Friday, January 21, 2011

Daily Steel Nws - 21 Jan 11

SBB Prices & Indexes
World price +/-
World HRC $/t 763 +75
World Rebar $/t 728 +60
Traders expect more upside for SE Asian billet import market
Southeast Asia’s market for imported billet is fairly stable, trading sources tell Steel Business Briefing. While prices are inching up, buying activity is still not strong. Recent bookings of Russian-origin billet at $660-665/tonne cfr Southeast Asia and Asean-origin billet has been concluded at $685/t cfr. These include Malaysian billet sold to Indonesia and Thai material to the Philippines. The CIS mills are offering material for March shipment which poses more risk relating to uncertainties over future market direction compared to prompt shipments. Billets from Asean mills have shorter delivery times and enjoy an import duty advantage within the region. Malaysian-origin and Thai-origin billet is currently offered at around $680/t fob. A certain Malaysian mill reports that it has sold at this price to a trader and has since raised its price to $720/t fob. “They offered us at $680/t fob as well but we are not interested,” a trader says. He and others say that the new price is overly high for today’s market. A Thai mill is offering billet at $700/t cfr Philippines. “Buyers are still hesitant but some are concluding ahead of the Chinese New Year holidays,” a regional trader tells SBB. He believes that billet prices – stable for now – will undergo another round of price increases because scrap is firm and "buyers have no choice." Another says: “Billet prices are rising slowly; buyers are not biting and would rather wait till after the holidays to book.” While the CIS mills are aiming to export at $680-690/t cfr SE Asia, scrap prices will ultimately determine suppliers' billet prices.

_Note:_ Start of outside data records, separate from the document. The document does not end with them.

SIGNATURES = {
    "ragraph_abi_version": (_i32, []),
    "ragraph_last_error": (ctypes.c_char_p, []),
    "ragraph_device_check": (_i32, []),
    "ragraph_normalize_rows_f32": (_i32, [_vp, _i64, _i32, _vp, _vp]),
    "ragraph_topk_cosine_workspace_bytes": (_sz, [_i64, _i64, _i32, _i32]),
    "ragraph_topk_cosine_f32": (_i32, [_vp, _i64, _vp, _i64, _i32, _i32, _i64, _vp, _vp, _vp, _sz, _vp]),
    "ragraph_pack_keys_f32": (_i32, [_vp, _i64, _i32, _vp, _vp]),
    "ragraph_keys_bf16_rows": (_i64, [_i64]),
    "ragraph_keys_to_bf16": (_i32, [_vp, _i64, _i32, _vp, _vp]),
    "ragraph_filter_profile_create": (_vp, []),
    "ragraph_filter_profile_destroy": (None, [_vp]),
    "ragraph_filter_profile_attach": (_vp, [_vp]),
    "ragraph_filter_profile_last_ms": (ctypes.c_float, [_vp]),
    "ragraph_topk_cosine_filtered_set_prior": (ctypes.c_float, [_f32]),
    "ragraph_filter_profile_levels": (_i32, [_vp, _vp, _vp, _vp]),
    "ragraph_topk_cosine_filtered_cap": (_i32, [_i32]),
    "ragraph_topk_cosine_filtered_workspace_bytes": (_sz, [_i64, _i64, _i32, _i32]),
    "ragraph_topk_cosine_filtered_stats_offset": (_sz, [_sz]),
    "ragraph_topk_cosine_filtered_sharded_workspace_bytes": (_sz, [_i64, _i64, _i32, _i32, _i32]),
    "ragraph_topk_cosine_filtered_plan": (_i32, [_i64, _i64, _i32, _i32, _vp]),
    "ragraph_topk_cosine_filtered_i8_levels": (_i32, [_i64, _i64, _i32, _i32]),
    "ragraph_topk_cosine_filtered_sharded_speculates": (_i32, [_i64, _i64, _i32, _i32, _i32]),
    "ragraph_verify_merged_prior_f32": (_i32, [_vp, _i64, _i32, _f32, _i32, _vp, _vp, _vp, _vp]),
    "ragraph_topk_cosine_filtered_max_i8_levels": (_i32, [_i32]),
    "ragraph_topk_cosine_filtered_f32": (_i32, [_vp, _i64, _vp, _vp, _vp, _i64, _i32, _i32, _i64, _vp, _vp, _vp, _vp, _vp,
                                                _sz, _vp]),
    "ragraph_topk_cosine_filtered_sharded_f32": (_i32, [_vp, _i64, _vp, _vp, _vp, _i64, _i32, _i32, _i64, _vp, _vp, _vp, _vp,
                                                        _vp, _sz, _vp, _i64, _vp, _vp, _vp, _i32]),
    "ragraph_topk_cosine_small_ok": (_i32, [_i64, _i64, _i32, _i32]),
    "ragraph_topk_cosine_small_state_bytes": (_sz, []),
    "ragraph_topk_cosine_small_prefix_keys": (_i64, [_i64, _i64, _i32, _vp]),
    "ragraph_topk_cosine_small_workspace_bytes": (_sz, [_i64, _i32, _i32]),
    "ragraph_topk_cosine_small_f32": (_i32, [_vp, _i64, _vp, _vp, _i64, _i32, _i32, _i64, _vp, _vp, _vp, _vp, _vp, _sz, _vp]),
    "ragraph_topk_cosine_fused_ok": (_i32, [_i64, _i64, _i32, _i32]),
    "ragraph_topk_cosine_fused_workspace_bytes": (_sz, [_i64, _i64, _i32, _i32]),
    "ragraph_topk_cosine_fused_f32": (_i32, [_vp, _i64, _vp, _vp, _i64, _i32, _i32, _i64, _vp, _vp, _vp, _vp, _sz, _vp]),
    "ragraph_theta_sharpen_f32": (_i32, [_vp, _i32, _i64, _i32, _i32, _vp, _vp]),
    "ragraph_topk_cosine_bank_f32": (_i32, [_vp, _i64, _vp, _vp, _i64, _i32, _i32, _i64, _vp, _vp, _vp, _sz, _vp]),
    "ragraph_topk_cosine_mix_workspace_bytes": (_sz, [_i64, _i64, _i32, _i32, _i32]),
    "ragraph_topk_cosine_mix_f32": (_i32, [_vp, _i64, _vp, _i64, _i32, _vp, _vp, _i32, _f32, _f32, _i32, _i64, _vp, _vp, _vp,
                                          _sz, _vp]),
    "ragraph_topk_merge_f32": (_i32, [_vp, _vp, _i32, _i64, _i32, _vp, _vp, _vp]),
    "ragraph_dedup_rows_workspace_bytes": (_sz, [_i64]),
    "ragraph_dedup_rows_f32": (_i32, [_vp, _i64, _i32, _vp, _vp, _vp, _vp, _vp, _sz, _vp]),
    "ragraph_topk_expand_groups_f32": (_i32, [_vp, _vp, _i32, _i64, _vp, _vp, _i64, _i64, _i32, _i64, _vp, _vp, _vp]),
    "ragraph_gather_rows_f32": (_i32, [_vp, _i64, _i32, _vp, _i64, _i64, _vp, _vp]),
    "ragraph_gather_reduce_f32": (_i32, [_vp, _i32, _vp, _i32, _i64, _vp, _i64, _i32, _i64, _f32, _vp, _vp, _vp]),
    "ragraph_gather_reduce_mix_f32": (_i32, [_vp, _i32, _vp, _i32, _i64, _vp, _i64, _i32, _i64, _f32, _vp, _f32, _f32, _vp, _vp, _vp]),
    "ragraph_linear_f32": (_i32, [_vp, _i64, _i32, _vp, _i64, _vp, _i32, _f32, _vp, _vp]),
    "ragraph_linear_tn_workspace_bytes": (_sz, [_i64, _i32, _i32]),
    "ragraph_linear_tn_f32": (_i32, [_vp, _vp, _i64, _i32, _i32, _vp, _vp, _sz, _vp]),
    "ragraph_spmm_csr_f32": (_i32, [_vp, _vp, _vp, _i64, _vp, _i32, _vp, _i32, _f32, _f32, _vp, _vp, _vp]),
    "ragraph_radix_sort_workspace_bytes": (_sz, [_i64, _i32]),
    "ragraph_radix_sort_u64": (_i32, [_vp, _vp, _vp, _vp, _i32, _i64, _i32, _vp, _sz, _vp]),
    "ragraph_scan_workspace_bytes": (_sz, [_i64]),
    "ragraph_scan_sum_i32": (_i32, [_vp, _vp, _i64, _i32, _vp, _sz, _vp]),
    "ragraph_coo_to_csr_workspace_bytes": (_sz, [_i64, _i64]),
    "ragraph_coo_to_csr_i64": (_i32, [_vp, _vp, _i64, _i64, _i32, _vp, _vp, _vp, _vp, _sz, _vp]),
    "ragraph_csr_row_ids_i64": (_i32, [_vp, _i64, _i64, _vp, _vp]),
    "ragraph_mask_positions_workspace_bytes": (_sz, [_i64]),
    "ragraph_mask_positions_i64": (_i32, [_vp, _i64, _vp, _vp, _vp, _sz, _vp]),
    "ragraph_spmm_csr_panels_f32": (_i32, [_vp, _vp, _vp, _i64, _vp, _i64, _i32, _i32, _i32, _f32, _vp, _i32, _vp]),
    "ragraph_spmm_linear_f32": (_i32, [_vp, _vp, _vp, _i64, _vp, _i32, _vp, _i64, _vp, _i32, _f32, _vp, _vp]),
    "ragraph_spmm_csr_tiled_f32": (_i32, [_vp, _vp, _vp, _vp, _i32, _i32, _i64, _vp, _i64, _i32, _i32, _i32, _f32, _vp, _i32, _vp]),
    "ragraph_csr_row_normalize_f32": (_i32, [_vp, _vp, _i64, _vp, _vp]),
    "ragraph_segment_softmax_f32": (_i32, [_vp, _vp, _i64, _vp, _vp]),
    "ragraph_segment_softmax_ws_f32": (_i32, [_vp, _vp, _i64, _i64, _vp, _vp, _sz, _vp]),
    "ragraph_sparse_workspace_bytes": (_sz, [_i64, _i32]),
    "ragraph_spmm_csr_ws_f32": (_i32, [_vp, _vp, _vp, _i64, _vp, _i32, _vp, _i32, _f32, _f32, _vp, _vp, _i64, _vp, _sz,
                                       _vp]),
    "ragraph_spmm_csr_rows_workspace_bytes": (_sz, [_i64, _i64, _i32]),
    "ragraph_spmm_csr_rows_f32": (_i32, [_vp, _vp, _vp, _i64, _vp, _i32, _vp, _i64, _vp, _i64, _vp, _sz, _vp]),
    "ragraph_csr_rows_offsets_workspace_bytes": (_sz, [_i64]),
    "ragraph_csr_rows_offsets_i64": (_i32, [_vp, _i64, _vp, _i64, _vp, _vp, _sz, _vp]),
    "ragraph_csr_rows_edges_f32": (_i32, [_vp, _vp, _vp, _vp, _i64, _vp, _i64, _vp, _vp, _vp, _vp]),
    "ragraph_axpby_f32": (_i32, [_vp, _f32, _vp, _f32, _i64, _vp, _vp]),
    "ragraph_softmax_mix_f32": (_i32, [_vp, _vp, _i64, _i32, _f32, _i32, _vp, _vp]),
    "ragraph_fuse_decode_f32": (_i32, [_vp, _vp, _i64, _i32, _f32, _f32, _vp, _vp, _i32, _f32, _vp, _vp, _i32, _vp, _f32,
                                       _vp, _vp]),
    "ragraph_segment_reduce_f32": (_i32, [_vp, _i32, _vp, _i64, _vp, _i32, _vp, _vp]),
    "ragraph_proto_cosine_f32": (_i32, [_vp, _i64, _i32, _vp, _i32, _i32, _vp, _vp]),
    "ragraph_sigmoid_gate_f32": (_i32, [_vp, _vp, _i64, _vp, _vp]),
    "ragraph_time_rescale_f32": (_i32, [_vp, _i64, _f32, _f32, _vp, _vp]),
    "ragraph_topk_rows_f32": (_i32, [_vp, _i64, _i64, _i64, _i32, _vp, _vp, _vp]),
    "ragraph_topk_select_rows_f32": (_i32, [_vp, _i64, _i64, _i64, _i64, _vp, _vp, _vp]),
    "ragraph_topk_select_rows_workspace_bytes": (_sz, [_i64, _i64]),
    "ragraph_topk_select_rows_ws_f32": (_i32, [_vp, _i64, _i64, _i64, _i64, _vp, _vp, _vp, _sz, _vp]),
    "ragraph_topk_rows_large_workspace_bytes": (_sz, [_i64, _i64, _i64]),
    "ragraph_topk_rows_large_f32": (_i32, [_vp, _i64, _i64, _i64, _i64, _vp, _vp, _vp, _sz, _vp]),
    "ragraph_scatter_fill_f32": (_i32, [_vp, _i64, _i64, _i64, _vp, _vp, _f32, _vp]),
    "ragraph_floyd_warshall_f32": (_i32, [_vp, _i32, _vp, _vp]),
    "ragraph_position_code_f32": (_i32, [_vp, _i32, _vp, _i32, _f32, _vp, _vp]),
    "ragraph_position_codes_csr_f32": (_i32, [_vp, _vp, _vp, _i64, _vp, _i32, _f32, _vp, _vp, _vp]),
    "ragraph_position_codes_csr_global_workspace_bytes": (_sz, [_i64, _i32]),
    "ragraph_position_codes_csr_global_f32": (_i32, [_vp, _vp, _vp, _i64, _vp, _i32, _f32, _vp, _vp, _i32, _i32, _vp, _vp, _sz,
                                                     _vp]),
    "ragraph_act_grad_f32": (_i32, [_vp, _vp, _i64, _i32, _f32, _vp, _vp, _vp]),
    "ragraph_spmm_csr_prelu_dev_f32": (_i32, [_vp, _vp, _vp, _i64, _vp, _i32, _vp, _vp, _vp, _vp, _i64, _vp, _sz, _vp]),
    "ragraph_act_grad_prelu_dev_f32": (_i32, [_vp, _vp, _i64, _vp, _vp, _vp, _vp]),
    "ragraph_sigmoid_gate_grad_f32": (_i32, [_vp, _vp, _vp, _i64, _vp, _vp, _vp]),
    "ragraph_softmax_grad_f32": (_i32, [_vp, _vp, _i64, _i32, _f32, _vp, _vp]),
    "ragraph_mul_cols_f32": (_i32, [_vp, _vp, _i64, _i32, _vp, _vp]),
    "ragraph_mul_cols_act_f32": (_i32, [_vp, _vp, _i64, _i32, _i32, _f32, _vp, _vp]),
    "ragraph_mul_f32": (_i32, [_vp, _vp, _i64, _vp, _vp]),
    "ragraph_proto_cosine_grad_f32": (_i32, [_vp, _i64, _i32, _vp, _i32, _i32, _vp, _vp, _vp, _vp]),
    "ragraph_proto_cosine_grad_proto_workspace_bytes": (_sz, [_i64, _i32, _i32]),
    "ragraph_proto_cosine_grad_proto_f32": (_i32, [_vp, _i64, _i32, _vp, _i32, _i32, _vp, _vp, _vp, _vp, _sz, _vp]),
    "ragraph_axpby_dev_f32": (_i32, [_vp, _vp, _vp, _i32, _i32, _i64, _vp, _vp]),
    "ragraph_ingest_workspace_bytes": (_sz, [_i64, _i64]),
    "ragraph_csr_sym_normalized_f32": (_i32, [_vp, _vp, _i64, _i64, _vp, _vp, _vp, _vp, _vp, _sz, _vp]),
    "ragraph_binorm_edges_f32": (_i32, [_vp, _vp, _vp, _i64, _i64, _i64, _vp, _vp, _vp, _vp, _vp, _sz, _vp]),
    "ragraph_pagerank_workspace_bytes": (_sz, [_i64, _i64]),
    "ragraph_pagerank_f32": (_i32, [_vp, _vp, _vp, _vp, _vp, _vp, _i64, _i64, _f32, _f32, _i32, _vp, _vp, _vp, _sz, _vp]),
    "ragraph_sample_prob_f32": (_i32, [_vp, _vp, _vp, _i64, _f32, _f32, _vp, _vp]),
    "ragraph_csr_row_sums_f32": (_i32, [_vp, _vp, _i64, _vp, _vp]),
    "ragraph_position_codes_batch_f32": (_i32, [_vp, _i64, _i32, _vp, _i32, _f32, _vp, _vp, _vp]),
    "ragraph_topk_dot_masked_workspace_bytes": (_sz, [_i64, _i64, _i32, _i32, _i64]),
    "ragraph_topk_dot_masked_f32": (_i32, [_vp, _i64, _vp, _i64, _vp, _i64, _i32, _i32, _vp, _vp, _i64, _f32, _vp, _vp, _vp,
                                          _sz, _vp]),
    "ragraph_rank_metrics_workspace_bytes": (_sz, [_i64, _i32, _i64]),
    "ragraph_rank_metrics_f64": (_i32, [_vp, _i64, _i32, _vp, _vp, _vp, _i32, _i64, _vp, _vp, _sz, _vp]),
    "ragraph_lp_workspace_bytes": (_sz, []),
    "ragraph_lp_sample_i64": (_i32, [_vp, _vp, _i64, _i64, _i32, _vp, _vp, _vp, _sz, _vp]),
    "ragraph_lp_compare_loss_fwd_f32": (_i32, [_vp, _i64, _i32, _vp, _i32, _f32, _vp, _vp, _vp, _vp, _vp, _vp, _vp, _sz, _vp]),
    "ragraph_lp_combine_f32": (_i32, [_vp, _vp, _vp, _vp, _vp, _f32, _i64, _i32, _vp, _vp]),
    "ragraph_edge_hist_check_i64": (_i32, [_vp, _vp, _i64, _i64, _i64, _vp, _sz, _vp]),
    "ragraph_edge_neg_sample_i64": (_i32, [_vp, _vp, _i64, _i64, _vp, _i64, _i32, _i32, _vp, _vp, _vp, _sz, _vp]),
    "ragraph_noise_rows_i64": (_i32, [_vp, _vp, _i64, _i64, _i32, _i64, _vp, _i64, _vp]),
    "ragraph_gather_reduce_noisy_f32": (_i32, [_vp, _i32, _vp, _i32, _i64, _vp, _i64, _i32, _i64, _f32, _vp, _vp, _i64, _i32, _i64,
                                               _vp, _f32, _f32, _vp, _vp, _vp]),
    "ragraph_add_normal_noise_f32": (_i32, [_vp, _i64, _i64, _i32, _f32, _vp, _vp, _i64, _vp, _vp]),
    "ragraph_edge_rewrite_workspace_bytes": (_sz, [_i64]),
    "ragraph_edge_rewrite_csr": (_i32, [_vp, _vp, _vp, _i64, _i64, _vp, _vp, _vp, _vp, _i64, _vp, _sz, _vp]),
    "ragraph_multinomial_segments_workspace_bytes": (_sz, [_i64]),
    "ragraph_multinomial_segments_i64": (_i32, [_vp, _vp, _i64, _vp, _i64, _i32, _vp, _vp, _sz, _vp]),
    "ragraph_csr_induced_blocks_f32": (_i32, [_vp, _vp, _vp, _i64, _i64, _vp, _i64, _i32, _vp, _vp]),
    "ragraph_blocks_to_csr_workspace_bytes": (_sz, [_i64, _i32]),
    "ragraph_blocks_to_csr_f32": (_i32, [_vp, _i64, _i32, _vp, _vp, _vp, _vp, _vp, _sz, _vp]),
    "ragraph_augment_features_f32": (_i32, [_vp, _i64, _i32, _vp, _f32, _f32, _vp, _vp, _vp, _i64, _vp, _vp]),
}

58% iron ore price at new peak; 62% nears 12-month high: TSI

The latest daily iron ore reference prices released by The Steel Index (TSI) yesterday, Thursday, show that the prices for both 62% and 58% Fe content iron ore have moved strongly upwards during the past week, continuing the trend since early November. Average weekly freight rates from Australia slipped down, while rates from Brazil moved lower initially before returning to the same level. Weekly rates from east coast of India were essentially stable, but freights from west coast fell. The reference price for 58% Fe content iron ore fines is $5.90/dmt higher at $157.50/dmt; above the previous high of 23 April last year.
The reference price for 62% Fe content iron ore fines yesterday showed a $8.90/dmt, or 5%, increase and ended at $185.40/dmt; just below the 2010 peak of 21st April. Daily freight rates from Brazil to China firmed at the start of the week but eased and finished 2% higher. Rates from Australia dropped but then gained to nearly 1% below last week. Daily freight rates for shipments from east coast of India rose 2.5%; rates from west coast dropped nearly 10%. TSI is majority-owned by Steel Business Briefing and specialises in compiling steel, scrap and iron ore reference prices based on actual transaction data. Further details of the methodology and specifications for the two grades of iron ore can be found on the website www.thesteelindex.com. Companies wishing to subscribe to the full set of reference prices or apply to submit iron ore, scrap or steel price data can do so on the website.

More signs of longs markets peaking, as scrap prices stall

Spot 62% Fe iron ore prices last week rose 3.3% to $178.3/dmt, according to The Steel Index, whilst Turkish scrap prices hardly moved. Many steel prices continued to increase, however. Iron ore availability in China was restricted due to both limited supplies and steady demand from local traders and small domestic mills preparing for the spring construction season. Last week, Chinese traders booked 63.5/63% Fe fines from India at $179-181/dmt cfr China and prices have since risen further. Offers for 63.5/63% ore reached $190/dmt. In contrast Turkish scrap demand was slow as local traders and mills were sceptical about passing the higher scrap prices on to the regional markets for rebar, and to a lesser extent billet. In South East Asia though, scrap and billet prices continued to climb, but rebar prices too were responding only sluggishly. In contrast, the mood in the Chinese steel market appears upbeat as the New Year approaches. Withdraw material costs rising, mills hiked their list prices for February, and exchange-traded steel futures soared on anticipation of the higher prices. But again questions remain over underlying demand, with much speculative buying. By and large, strip and plate prices are continuing to rise reflecting the higher Q1 contract prices for iron ore and coking coal, and the expectation of higher Q2 prices. Since the final months of last year, these costs are estimated by SBB to have risen by about $100/t, with some analysts talking about another $100/t for Q2. US sheet prices have risen by more than this, whilst those in Europe have increased by about this amount. Stockists as well as end-users have been buying, highlighting the conditional nature of these increases, particularly in North America.